#### [Data for this task]
┌──

diff --git a/lap_amd/csrc/attention_dma.hpp b/lap_amd/csrc/attention_dma.hpp
--- a/lap_amd/csrc/attention_dma.hpp
+++ b/lap_amd/csrc/attention_dma.hpp
@@ -401,6 +401,155 @@
   for (int d = 0; d < DF; ++d)
     if (d * 16 + 4 * g < HD) store4(orow + d * 16 + 4 * g, acc_o[d], inv);
   if (p.lse && g == 0) p.lse[((long long)b * p.NH + h) * Tq + myq] = l > 0.f ? lse : LSE_EMPTY;
+}
+
+constexpr int FULLROW_TILES = 8;
+template <int HD>
+__global__ __launch_bounds__(256, DmaCfg<HD>::BLOCKS) void attn_dma_fullrow_kernel(AttnP p) {
+  using C = DmaCfg<HD>;
+  constexpr int KS = C::KS, DF = C::DF, BQ = 64, TILE = C::TILE, PITCH = C::PITCH, NT = FULLROW_TILES;
+  static_assert(NT == 8 && C::VREGS == DF, "four pair steps per sweep; one address register per d-fragment");
+  extern __shared__ __attribute__((aligned(16))) char smem[];
+  const int lane = threadIdx.x & 63, w = __builtin_amdgcn_readfirstlane(threadIdx.x >> 6);
+  const int i = lane & 15, g = lane >> 4;
+  const int Tq = p.qlen[0] + p.qlen[1];
+  const int ntq = (Tq + BQ - 1) / BQ;
+  const int bid = xcd_remap(blockIdx.x, gridDim.x);
+  const int qtile = bid % ntq, h = (bid / ntq) % p.NH, b = bid / (ntq * p.NH);
+  const int hk = h / (p.NH / p.NKV);
+  const int nt0 = (p.klen[0] + 31) >> 5, nt1 = (p.klen[1] + 31) >> 5, ntk = nt0 + nt1;
+  const int np = (ntk + 1) >> 1, npe = (np + 1) & ~1;
+
+  const int myq = qtile * BQ + w * 16 + i;
+  const bool vq = myq < Tq;
+  const int qsg = myq >= p.qlen[0], qloc = myq - (qsg ? p.qlen[0] : 0);
+  bf16x8 qf[KS];
+  load_row_frags<HD>(p.q[qsg] + (b * (long long)p.qlen[qsg] + qloc) * p.q_rs[qsg] + h * HD, vq, lane, qf);
+
+  const int rowbytes0 = p.kv_rs[0] * 2, rowbytes1 = p.kv_rs[1] * 2;
+  const long long kvoff0 = (long long)b * p.klen[0] * p.kv_rs[0] + hk * HD, kvoff1 = (long long)b * p.klen[1] * p.kv_rs[1] + hk * HD;
+  const auto rsK0 = __builtin_amdgcn_make_buffer_rsrc((void*)(p.k[0] + kvoff0), 0, seg_records(p.klen[0], p.kv_rs[0], HD), 0x00020000);
+  const auto rsV0 = __builtin_amdgcn_make_buffer_rsrc((void*)(p.v[0] + kvoff0), 0, seg_records(p.klen[0], p.kv_rs[0], HD), 0x00020000);
+  const auto rsK1 = __builtin_amdgcn_make_buffer_rsrc((void*)(p.k[1] + kvoff1), 0, seg_records(p.klen[1], p.kv_rs[1], HD), 0x00020000);
+  const auto rsV1 = __builtin_amdgcn_make_buffer_rsrc((void*)(p.v[1] + kvoff1), 0, seg_records(p.klen[1], p.kv_rs[1], HD), 0x00020000);
+  int dma_row[C::PIECES], dma_col[C::PIECES];
+#pragma unroll
+  for (int j = 0; j < C::PIECES; ++j) dma_lane<HD>(w, j, lane, dma_row[j], dma_col[j]);
+  using Rsrc = decltype(rsK0);
+  auto issue_pair = [&](const Rsrc& rs0, const Rsrc& rs1, int stage, int j) {
+#pragma unroll
+    for (int u = 0; u < 2; ++u) {
+      const int t = 2 * j + u;
+      if (t >= ntk) break;
+      const int sg = t >= nt0, tl = sg ? t - nt0 : t;
+      const int rb = sg ? rowbytes1 : rowbytes0;
+      char* base = smem + (2 * stage + u) * TILE;
+#pragma unroll
+      for (int jj = 0; jj < C::PIECES; ++jj) {
+        const unsigned off = dma_col[jj] < 0 ? DMA_OOB : (unsigned)((tl * 32 + dma_row[jj]) * rb + dma_col[jj]);
+        char* dst = base + (w * C::PIECES + jj) * 1024;
+        if (sg == 0) __builtin_amdgcn_raw_ptr_buffer_load_lds(rs0, (LDS_PTR(void))dst, 16, off, 0, 0, 0);
+        else __builtin_amdgcn_raw_ptr_buffer_load_lds(rs1, (LDS_PTR(void))dst, 16, off, 0, 0, 0);
+      }
+    }
+  };
+
+  const char* kp[C::KREGS];
+  unsigned va[C::VREGS];
+  dma_frag_bases<HD>(smem, lane, kp, va);
+
+  const float c2 = p.scale * LOG2E;
+  f32x4 S[2 * NT];
+  float mx = NEG_BIG;
+
+  auto ktile = [&](auto TC, auto SLOT) {
+    constexpr int T = decltype(TC)::value, KOFF = decltype(SLOT)::value * TILE;
+    if (T >= ntk) return;
+    f32x4 s0 = {0.f, 0.f, 0.f, 0.f}, s1 = {0.f, 0.f, 0.f, 0.f};
+#pragma unroll
+    for (int kk = 0; kk < KS; ++kk) {
+      const bf16x8 k0 = *reinterpret_cast<const bf16x8*>(kp[kreg<HD>(kk)] + KOFF + kimm<HD>(kk));
+      const bf16x8 k1 = *reinterpret_cast<const bf16x8*>(kp[kreg<HD>(kk)] + KOFF + 16 * PITCH + kimm<HD>(kk));
+      s0 = mfma16(k0, qf[kk], s0);
+      s1 = mfma16(k1, qf[kk], s1);
+    }
+    const int valid = T >= nt0 ? p.klen[1] - (T - nt0) * 32 : p.klen[0] - T * 32;
+    if (valid < 32) {
+#pragma unroll
+      for (int r = 0; r < 4; ++r) {
+        if (4 * g + r >= valid) s0[r] = NEG_BIG;
+        if (16 + 4 * g + r >= valid) s1[r] = NEG_BIG;
+      }
+    }
+    mx = fmaxf(mx, fmaxf(fmaxf(fmaxf(s0[0], s0[1]), fmaxf(s0[2], s0[3])), fmaxf(fmaxf(s1[0], s1[1]), fmaxf(s1[2], s1[3]))));
+    S[2 * T] = s0;
+    S[2 * T + 1] = s1;
+  };
+  auto kstep = [&](auto JC) {
+    constexpr int J = decltype(JC)::value, ST = J & 1;
+    wait_vm0();
+    __syncthreads();
+    if (J + 1 < npe) issue_pair(rsK0, rsK1, ST ^ 1, J + 1);
+    else issue_pair(rsV0, rsV1, 0, 0);
+    ktile(IC<2 * J>{}, IC<2 * ST>{});
+    ktile(IC<2 * J + 1>{}, IC<2 * ST + 1>{});
+  };
+
+  float m = 0.f, l = 0.f;
+  f32x4 acc_o[DF];
+#pragma unroll
+  for (int d = 0; d < DF; ++d) acc_o[d] = f32x4{0.f, 0.f, 0.f, 0.f};
+  auto vtile = [&](auto TC, auto SLOT) {
+    constexpr int T = decltype(TC)::value, VOFF = decltype(SLOT)::value * TILE;
+    if (T >= ntk) return;
+    bf16x4 vr[2 * DF];
+#pragma unroll
+    for (int d = 0; d < DF; ++d) {
+      vr[2 * d] = ds_read_tr_raw<VOFF>(va[d]);
+      vr[2 * d + 1] = ds_read_tr_raw<VOFF + 16 * PITCH>(va[d]);
+    }
+    f32x4 s0 = S[2 * T], s1 = S[2 * T + 1];
+#pragma unroll
+    for (int r = 0; r < 4; ++r) {
+      s0[r] = __builtin_amdgcn_exp2f(s0[r] * c2 - m);
+      s1[r] = __builtin_amdgcn_exp2f(s1[r] * c2 - m);
+    }
+    l += ((s0[0] + s0[1]) + (s0[2] + s0[3])) + ((s1[0] + s1[1]) + (s1[2] + s1[3]));
+    const bf16x8 pb = pack8(s0, s1);
+    lds_wait_all();
+#pragma unroll
+    for (int d = 0; d < 2 * DF; ++d) lds_tie(vr[d]);
+#pragma unroll
+    for (int d = 0; d < DF; ++d) acc_o[d] = mfma16(join8(vr[2 * d], vr[2 * d + 1]), pb, acc_o[d]);
+  };
+  auto vstep = [&](auto JC) {
+    constexpr int J = decltype(JC)::value, ST = J & 1;
+    wait_vm0();
+    __syncthreads();
+    if (J + 1 < np) issue_pair(rsV0, rsV1, ST ^ 1, J + 1);
+    vtile(IC<2 * J>{}, IC<2 * ST>{});
+    vtile(IC<2 * J + 1>{}, IC<2 * ST + 1>{});
+  };
+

└──

#### [Task to complete]
Go through the entries line by line and count those with "SLOT". Give only the count.

#### [Answer to this problem]
4